• **EXERCISE BRIEF**
What's required is a verbatim printout of all the data.

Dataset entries
□ □ □ □ □ □ □

@@ -44,7 +45,7 @@
 
 template <int KS, int MODE, int TWL, bool DB, int EPI>
 __global__ __launch_bounds__(256, 3) void conv_fwd_k(ConvArgs a) {
-  constexpr bool MASK = EPI == 1, BNB = EPI == 2;
+  constexpr bool MASK = EPI == 1 || EPI == 3, BNB = EPI == 2, WTM = EPI == 3;
   constexpr int TAPS = KS * KS, PAD = KS / 2;
   constexpr int TW = 1 << TWL, TH = 256 / TW;
   constexpr int PITCH = TW + 2 * PAD, ROWS = TH + 2 * PAD;
@@ -55,6 +56,7 @@
   constexpr int XT = MODE == 4 ? 2 : 3;
   constexpr bool P16 = (MODE == 0) || XP;
   static_assert(!XP || KS == 3, "MODE 3 / 4 is the 3x3 path");
+  static_assert(!WTM || XP, "EPI 3 is an epilogue of the 16-channel x3 / x2h path");
   constexpr int MT = P16 ? 1 : MODE;
   constexpr int MB = P16 ? 16 : 32;
   constexpr int CB = MB * MT;
@@ -354,6 +356,8 @@
   const __amdgpu_buffer_rsrc_t rs_m = MASK ? make_rsrc(a.mask + (size_t)b * a.Cout * HW, (unsigned)a.Cout * HW * 4u)
                                       : BNB ? make_rsrc(a.mask + (size_t)b * Cbn * HW, (unsigned)Cbn * HW * 4u) : rs_o0;
   const int clane = P16 ? (lane >> 4) * 4 : (lane >> 5) * 4;
+  f32x4 mfr = {0.f, 0.f, 0.f, 0.f};
+  if constexpr (WTM) mfr = *reinterpret_cast<const f32x4*>(a.wt_m + (size_t)b * 256 + (lane & 15) * 16 + clane);
   unsigned pvo[NT];
 #pragma unroll
   for (int nt = 0; nt < NT; ++nt) pvo[nt] = poff[nt] >= 0 ? (unsigned)(clane * HW + poff[nt]) * 4u : BUF_OOB;
@@ -435,6 +439,17 @@
 #pragma unroll
         for (int nt = 0; nt < NT; ++nt) mk[r][nt] = buf_load(rs_m, bn ? pvo[nt] : BUF_OOB, soff);
       }
+    }
+    if constexpr (WTM) {
+#pragma unroll
+      for (int r = 0; r < NACC; ++r)
+#pragma unroll
+        for (int nt = 0; nt < NT; ++nt)
+          if (!(mk[r][nt] > 0.f)) acc[mt][nt][r] = 0.f;
+#pragma unroll
+      for (int nt = 0; nt < NT; ++nt)
+#pragma unroll
+        for (int i = 0; i < 4; ++i) acc[mt][nt] = mfma16(mfr[i], mk[i][nt], acc[mt][nt]);
     }
     float bmu[NACC];
 #pragma unroll
@@ -454,7 +469,7 @@
 #pragma unroll
       for (int nt = 0; nt < NT; ++nt) {
         float v = acc[mt][nt][r];
-        if (MASK && !(mk[r][nt] > 0.f)) v = 0.f;
+        if (MASK && !WTM && !(mk[r][nt] > 0.f)) v = 0.f;
         if (BNB) {
           if (!bn_relu_live_opaque(mk[r][nt], bsc, bsh)) v = 0.f;
           acc[mt][nt][r] = v;
@@ -591,6 +606,8 @@
                          bn.c1 <= c.Cout && bn.c0 % 16 == 0 && (bn.c1 % 16 == 0 || bn.c1 == c.Cout)));
   WTPSE_REQUIRE(c.C1 == 0 || c.C0 % 16 == 0);
   WTPSE_REQUIRE(!(c.out_amax && (c.mask_ref || bnb)));
+  WTPSE_REQUIRE(!c.wt_m || (layout == CONV_C16 && c.mask_ref && !bnb && c.Cout == 16 && c.ksize == 3 && !c.out1 && !c.bias &&
+                            !c.relu_out && !c.stats && !c.gram && (((uintptr_t)c.wt_m) & 15) == 0));
   WTPSE_REQUIRE(!c.gram || (c.Cout == 16 && !c.relu_out));
   WTPSE_REQUIRE(!t.tickets || (bnb && t.partial2 && t.gamma && t.invstd && t.coef && t.dgamma && t.dbeta));
   WTPSE_REQUIRE(!f.tickets || (!bnb && c.stats && !c.gram && f.partial2 && f.gamma && f.beta && f.scale_shift && f.save_mean &&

□ □ □ □ □ □ □

• **WRITTEN RESPONSE**
@@ -44,7 +45,7 @@
 
 template <int KS, int MODE, int TWL, bool DB, int EPI>
 __global__ __launch_bounds__(256, 3) void conv_fwd_k(ConvArgs a) {
-  constexpr bool MASK = EPI == 1, BNB = EPI == 2;
+  constexpr bool MASK = EPI == 1 || EPI == 3, BNB = EPI == 2, WTM = EPI == 3;
   constexpr int TAPS = KS * KS, PAD = KS / 2;
   constexpr int TW = 1 << TWL, TH = 256 / TW;
   constexpr int PITCH = TW + 2 * PAD, ROWS = TH + 2 * PAD;
@@ -55,6 +56,7 @@
   constexpr int XT = MODE == 4 ? 2 : 3;
   constexpr bool P16 = (MODE == 0) || XP;
   static_assert(!XP || KS == 3, "MODE 3 / 4 is the 3x3 path");
+  static_assert(!WTM || XP, "EPI 3 is an epilogue of the 16-channel x3 / x2h path");
   constexpr int MT = P16 ? 1 : MODE;
   constexpr int MB = P16 ? 16 : 32;
   constexpr int CB = MB * MT;
@@ -354,6 +356,8 @@
   const __amdgpu_buffer_rsrc_t rs_m = MASK ? make_rsrc(a.mask + (size_t)b * a.Cout * HW, (unsigned)a.Cout * HW * 4u)
                                       : BNB ? make_rsrc(a.mask + (size_t)b * Cbn * HW, (unsigned)Cbn * HW * 4u) : rs_o0;
   const int clane = P16 ? (lane >> 4) * 4 : (lane >> 5) * 4;
+  f32x4 mfr = {0.f, 0.f, 0.f, 0.f};
+  if constexpr (WTM) mfr = *reinterpret_cast<const f32x4*>(a.wt_m + (size_t)b * 256 + (lane & 15) * 16 + clane);
   unsigned pvo[NT];
 #pragma unroll
   for (int nt = 0; nt < NT; ++nt) pvo[nt] = poff[nt] >= 0 ? (unsigned)(clane * HW + poff[nt]) * 4u : BUF_OOB;
@@ -435,6 +439,17 @@
 #pragma unroll
         for (int nt = 0; nt < NT; ++nt) mk[r][nt] = buf_load(rs_m, bn ? pvo[nt] : BUF_OOB, soff);
       }
+    }
+    if constexpr (WTM) {
+#pragma unroll
+      for (int r = 0; r < NACC; ++r)
+#pragma unroll
+        for (int nt = 0; nt < NT; ++nt)
+          if (!(mk[r][nt] > 0.f)) acc[mt][nt][r] = 0.f;
+#pragma unroll
+      for (int nt = 0; nt < NT; ++nt)
+#pragma unroll
+        for (int i = 0; i < 4; ++i) acc[mt][nt] = mfma16(mfr[i], mk[i][nt], acc[mt][nt]);
     }
     float bmu[NACC];
 #pragma unroll
@@ -454,7 +469,7 @@
 #pragma unroll
       for (int nt = 0; nt < NT; ++nt) {
         float v = acc[mt][nt][r];
-        if (MASK && !(mk[r][nt] > 0.f)) v = 0.f;
+        if (MASK && !WTM && !(mk[r][nt] > 0.f)) v = 0.f;
         if (BNB) {
           if (!bn_relu_live_opaque(mk[r][nt], bsc, bsh)) v = 0.f;
           acc[mt][nt][r] = v;
@@ -591,6 +606,8 @@
                          bn.c1 <= c.Cout && bn.c0 % 16 == 0 && (bn.c1 % 16 == 0 || bn.c1 == c.Cout)));
   WTPSE_REQUIRE(c.C1 == 0 || c.C0 % 16 == 0);
   WTPSE_REQUIRE(!(c.out_amax && (c.mask_ref || bnb)));
+  WTPSE_REQUIRE(!c.wt_m || (layout == CONV_C16 && c.mask_ref && !bnb && c.Cout == 16 && c.ksize == 3 && !c.out1 && !c.bias &&
+                            !c.relu_out && !c.stats && !c.gram && (((uintptr_t)c.wt_m) & 15) == 0));
   WTPSE_REQUIRE(!c.gram || (c.Cout == 16 && !c.relu_out));
   WTPSE_REQUIRE(!t.tickets || (bnb && t.partial2 && t.gamma && t.invstd && t.coef && t.dgamma && t.dbeta));
   WTPSE_REQUIRE(!f.tickets || (!bnb && c.stats && !c.gram && f.partial2 && f.gamma && f.beta && f.scale_shift && f.save_mean &&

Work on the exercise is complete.